+                else if (kSWmax >= 2 && rem > 8u) { shadow_pass(std::integral_constant<int, kSWmax >= 2 ? 2 : 1>{}, nocarry, f0, nf); f0 += 16u; }
+                else { shadow_pass(std::integral_constant<int, 1>{}, nocarry, f0, nf); f0 += 8u; }
+            }
+        }
+    };
+    auto shadow_compact = [&](uint32_t nf, float thr, float next, bool &clear) __attribute__((always_inline)) -> uint32_t {
+        if constexpr (SP) {
             __syncthreads();
             const bool in = (uint32_t)lane < nf;
             const uint32_t id = in ? fr_id[lane] : kSentinel;
-            const bool keep = in && !(fr_d[in ? lane : 0] > thr);
+            const float lb = fr_d[in ? lane : 0];
+            const bool keep = in && !(lb > thr);
             const unsigned long long km = __ballot(keep);
+            if (kDefer) clear = __ballot(keep && !(lb > next)) == 0ull;
             __syncthreads();
             if (keep) fr_id[__builtin_popcountll(km & ((1ull << lane) - 1ull))] = id;
             __syncthreads();
@@ -688,7 +725,7 @@
             pf_hash_for = pf_id;
         }
     };
-    unsigned long long pt[10] = {0, 0, 0, 0, 0, 0, 0, 0, 0, 0}, t0 = 0, t1 = 0, t_begin = 0;
+    unsigned long long pt[16] = {0, 0, 0, 0, 0, 0, 0, 0, 0, 0, 0, 0, 0, 0, 0, 0}, t0 = 0, t1 = 0, t_begin = 0;
     auto tick = [&](int phase, bool wait) __attribute__((always_inline)) {
         if (PROF) {
             if (wait) asm volatile("s_waitcnt vmcnt(0) lgkmcnt(0)" ::: "memory");
@@ -756,7 +793,7 @@
         uint32_t nf = AD ? frontier_claim(nid, deg, um) : frontier_from(nid, deg);
         st_nb += deg;
         tick(1, true);
-        const uint32_t p2 = S.first_unexpanded(lane);
+        uint32_t p2 = S.first_unexpanded(lane);
         uint32_t e2 = kSentinel, row2 = kSentinel;
         float s2 = inf;
         if (p2 < S.count) {
@@ -766,7 +803,14 @@
         }
         pf_id = e2;
         pf_row = row2;
-        if (nf == 0) { prefetch_hash(); continue; }
+        if (nf == 0) {
+            if constexpr (kDefer) {
+                if (!(carry_n & 0xFFu)) { prefetch_hash(); continue; }
+            } else {
+                prefetch_hash();
+                continue;
+            }
+        }
         if (AD) {
             const AdaptArgs &P = a.ad;
             const uint32_t nf0 = nf;
@@ -863,10 +907,79 @@
         st_dc += nf;
         if (shadow_on && wlen >= ef) {
             const uint32_t nf_all = nf;
-            nf = shadow_prune(nf, wmax);
+            bool clear = false;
########
- WHAT TO PRODUCE: The word to find is "auto". Copy every line of the records that holds it.

- SOLUTION BELOW:
+    auto shadow_compact = [&](uint32_t nf, float thr, float next, bool &clear) __attribute__((always_inline)) -> uint32_t {
     auto tick = [&](int phase, bool wait) __attribute__((always_inline)) {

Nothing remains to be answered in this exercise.